## ACTION ITEM
Among the entries, which lines carry the string "atomicAdd"? Copy each of them.

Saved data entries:
# arun-sub/genomicsbench

Measured on AMD Instinct MI355X. Metric: bsw_large_gcups, higher is better.
Workload: dtype int32

## Files before the change

genomicsbench_amd/csrc/bsw_kernels.hip:

```cpp
#include "gbx_internal.h"
#include <atomic>
#include <cstdlib>

namespace gbx {
namespace {

constexpr int NEG = -(1 << 29);
constexpr int BIGJ = 1 << 20;

constexpr int NCLS = 21;
constexpr int CLS_LDS = NCLS - 1;
constexpr int NTB = 32;
constexpr int NBIN = NCLS * NTB;
constexpr int HDR = 1024;
constexpr int REG_SCORE_LIMIT = 1 << 20;

struct BswDev {
    int o_del, e_del, o_ins, e_ins, oe_del, oe_ins, zdrop, end_bonus, w, max_mat;
    uint32_t colword[5];
    int32_t col4[5];
    uint32_t row0[5];
    uint32_t row1[5];
    uint8_t remap[24];
    uint32_t lrow[5];
    int lane_on;
};

struct BswPairs {
    const uint8_t *ref, *qer;
    const int64_t *idr, *idq;
    const int32_t *len1, *len2, *h0;
    gbx_bsw_result *out;
    int packed = 0;
};

constexpr int WS_HDR = 4 * HDR;
struct BswWork {
    int32_t *counts, *cursors, *base, *bad, *order, *wband;
    int32_t *lbase, *lrank, *lorder, *lchunk;
};

__host__ __device__ inline int cls_of(int qlen, int bound)
{
    if (qlen > 1024 || bound >= REG_SCORE_LIMIT) return CLS_LDS;
    if (qlen > 256) return 19;
    if (qlen <= 128) return (qlen - 1) >> 3;
    return qlen <= 160 ? 16 : qlen <= 192 ? 17 : 18;
}
constexpr int LANE_QMAX = 159;
constexpr int LANE_ROWS = 2 * (LANE_QMAX + 1);
constexpr int LANE_BINS = LANE_ROWS * 256;
constexpr int LANE_SCORE_LIMIT = 8192;
constexpr int LANE_COMPACT_LIMIT = 256;
constexpr int LANE_NRANGE = 5;
constexpr int LANE_RANGE_HI[2][LANE_NRANGE] = {{47, 79, 99, 135, LANE_QMAX}, {39, 79, 103, 127, LANE_QMAX}};
__host__ __device__ inline bool lane_ok(int lane_on, int qlen, int tlen, int h0, int max_mat)
{
    return lane_on && qlen >= 1 && qlen <= LANE_QMAX && tlen >= 1 && h0 >= 0 && h0 + qlen * (max_mat > 0 ? max_mat : 0) < LANE_SCORE_LIMIT;
}
__host__ __device__ inline int lane_key(int qlen, int h0, int max_mat)
{
    const int wide = h0 + qlen * (max_mat > 0 ? max_mat : 0) < LANE_COMPACT_LIMIT ? 0 : 1;
    return ((wide * (LANE_QMAX + 1) + qlen) << 8) | (h0 < 255 ? h0 : 255);
}

__host__ __device__ inline int bin_of(int cls, int tlen)
{
    const int tb = tlen >> 4;
    return cls * NTB + (NTB - 1 - (tb < NTB - 1 ? tb : NTB - 1));
}

__device__ inline int imax3(int a, int b, int c) { return max(max(a, b), c); }

template <int CTRL, int ROWMASK = 0xf, int BANKMASK = 0xf>
__device__ inline int dpp(int old, int x)
{
    return __builtin_amdgcn_update_dpp(old, x, CTRL, ROWMASK, BANKMASK, false);
}

template <int CTRL, int ROWMASK = 0xf>
__device__ inline int dppz(int x)
{
    return __builtin_amdgcn_mov_dpp(x, CTRL, ROWMASK, 0xf, true);
}

template <int LPP>
__device__ inline int group_scan_max(int x)
{
    if (LPP == 2) return max(x, dppz<0xa0>(x));
    if (LPP <= 8) {
        x = max(x, dppz<0x90>(x));
        x = max(x, dppz<0x40>(x));
        if (LPP == 8) {
            const int tot = dppz<0xff>(x);
            x = max(x, dpp<0x114, 0xf, 0xa>(0, tot));
        }
        return x;
    }
    x = max(x, dppz<0x111>(x));
    x = max(x, dppz<0x112>(x));
    x = max(x, dppz<0x114>(x));
    x = max(x, dppz<0x118>(x));
    if (LPP >= 32) x = max(x, dpp<0x142, 0xa>(NEG, x));
    if (LPP >= 64) x = max(x, dpp<0x143, 0xc>(NEG, x));
    return x;
}

template <int LPP>
__device__ inline int group_shift_up(int x, int fill, int gl)
{
    if (LPP == 16) return dpp<0x111>(fill, x);
    if (LPP < 16) { const int y = dpp<0x111>(fill, x); return gl == 0 ? fill : y; }
    int y = dpp<0x138>(fill, x);
    return gl == 0 ? fill : y;
}

template <int LPP>
__device__ inline int group_allmax(int x)
{
    if (LPP == 2) return max(x, dppz<0xb1>(x));
    if (LPP <= 8) {
        x = max(x, dppz<0xb1>(x));
        x = max(x, dppz<0x4e>(x));
        if (LPP == 8) x = max(x, dppz<0x141>(x));
        return x;
    }
    if (LPP == 16) {
        x = max(x, dppz<0x121>(x));
        x = max(x, dppz<0x122>(x));
        x = max(x, dppz<0x124>(x));
        x = max(x, dppz<0x128>(x));
        return x;
    }
    x = max(x, dpp<0x111>(x, x));
    x = max(x, dpp<0x112>(x, x));
    x = max(x, dpp<0x114>(x, x));
    x = max(x, dpp<0x118>(x, x));
    x = max(x, dpp<0x142, 0xa>(x, x));
    x = max(x, dpp<0x143, 0xc>(x, x));
    return __builtin_amdgcn_readlane(x, 63);
}

__device__ inline int band_width(const BswDev &prm, int qlen)
{
    const int n_ins = qlen * prm.max_mat + prm.end_bonus - prm.o_ins;
    const int n_del = qlen * prm.max_mat + prm.end_bonus - prm.o_del;
    const int l_ins = n_ins >= 0 ? n_ins / prm.e_ins + 1 : 1;
    const int l_del = n_del >= 0 ? n_del / prm.e_del + 1 : 1;
    return min(prm.w, min(l_ins, l_del));
}

constexpr int CLS_THREADS = 1024;
__global__ void __launch_bounds__(CLS_THREADS) bsw_classify_kernel(BswDev prm, BswPairs P, int64_t n, BswWork W, int pass)
{
    __shared__ int lcount[NBIN];
    __shared__ int lbase[NBIN];
    const int tid = threadIdx.x;
    for (int b = tid; b < NBIN; b += CLS_THREADS) lcount[b] = 0;
    __syncthreads();
    const int64_t k = (int64_t)blockIdx.x * CLS_THREADS + tid;
    int bin = -1, slot = 0;
    if (k < n) {
        const int qlen = P.len2[k], tlen = P.len1[k], h0 = P.h0[k];
        if (qlen < 0 || tlen < 0 || qlen > GBX_BSW_MAX_QLEN || tlen > GBX_BSW_MAX_TLEN) {
            if (pass == 0) {
                gbx_bsw_result r = {-1, -1, -1, -1, -1, -1};
                P.out[k] = r;
                atomicAdd(W.bad, 1);
            }
        } else if (tlen == 0 || qlen == 0) {
            if (pass == 0) {
                gbx_bsw_result r;
                r.score = h0; r.tle = 0; r.qle = 0; r.max_off = 0;
                if (tlen == 0) { r.gtle = 0; r.gscore = -1; }
                else { int left = max(h0 - (prm.o_del + prm.e_del), 0); r.gtle = 1; r.gscore = max(-1, left); }
                P.out[k] = r;
            }
        } else if (lane_ok(prm.lane_on, qlen, tlen, h0, prm.max_mat)) {
        } else {
            const int bound = max(h0, 0) + qlen * max(prm.max_mat, 0);
            bin = bin_of(prm.remap[cls_of(qlen, bound)], tlen);
            slot = atomicAdd(&lcount[bin], 1);
        }
    }
    __syncthreads();
    if (pass == 0) {
        for (int b = tid; b < NBIN; b += CLS_THREADS)
            if (lcount[b]) atomicAdd(&W.counts[b], lcount[b]);
        return;
    }
    for (int b = tid; b < NBIN; b += CLS_THREADS)
        lbase[b] = lcount[b] ? W.base[b] + atomicAdd(&W.cursors[b], lcount[b]) : 0;
    __syncthreads();
    if (bin >= 0) {
        W.order[lbase[bin] + slot] = (int)k;
        W.wband[lbase[bin] + slot] = band_width(prm, P.len2[k]);
    }
}

__global__ void __launch_bounds__(HDR) bsw_scan_kernel(BswWork W)
{
    __shared__ int tmp[HDR];
    const int tid = threadIdx.x;
    const int v = tid < NBIN ? W.counts[tid] : 0;
    tmp[tid] = v;
    __syncthreads();
    for (int d = 1; d < HDR; d <<= 1) {
        const int add = tid >= d ? tmp[tid - d] : 0;
        __syncthreads();
        tmp[tid] += add;
        __syncthreads();
    }
    if (tid <= NBIN) W.base[tid] = tmp[tid] - v;
}

constexpr int rows_min_waves(int cpl) { return cpl >= 17 ? 3 : cpl >= 12 ? 4 : cpl >= 9 ? 5 : cpl >= 7 ? 6 : cpl >= 5 ? 7 : 1; }
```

## SOLUTION TO THIS TASK
                atomicAdd(W.bad, 1);
            slot = atomicAdd(&lcount[bin], 1);
            if (lcount[b]) atomicAdd(&W.counts[b], lcount[b]);
        lbase[b] = lcount[b] ? W.base[b] + atomicAdd(&W.cursors[b], lcount[b]) : 0;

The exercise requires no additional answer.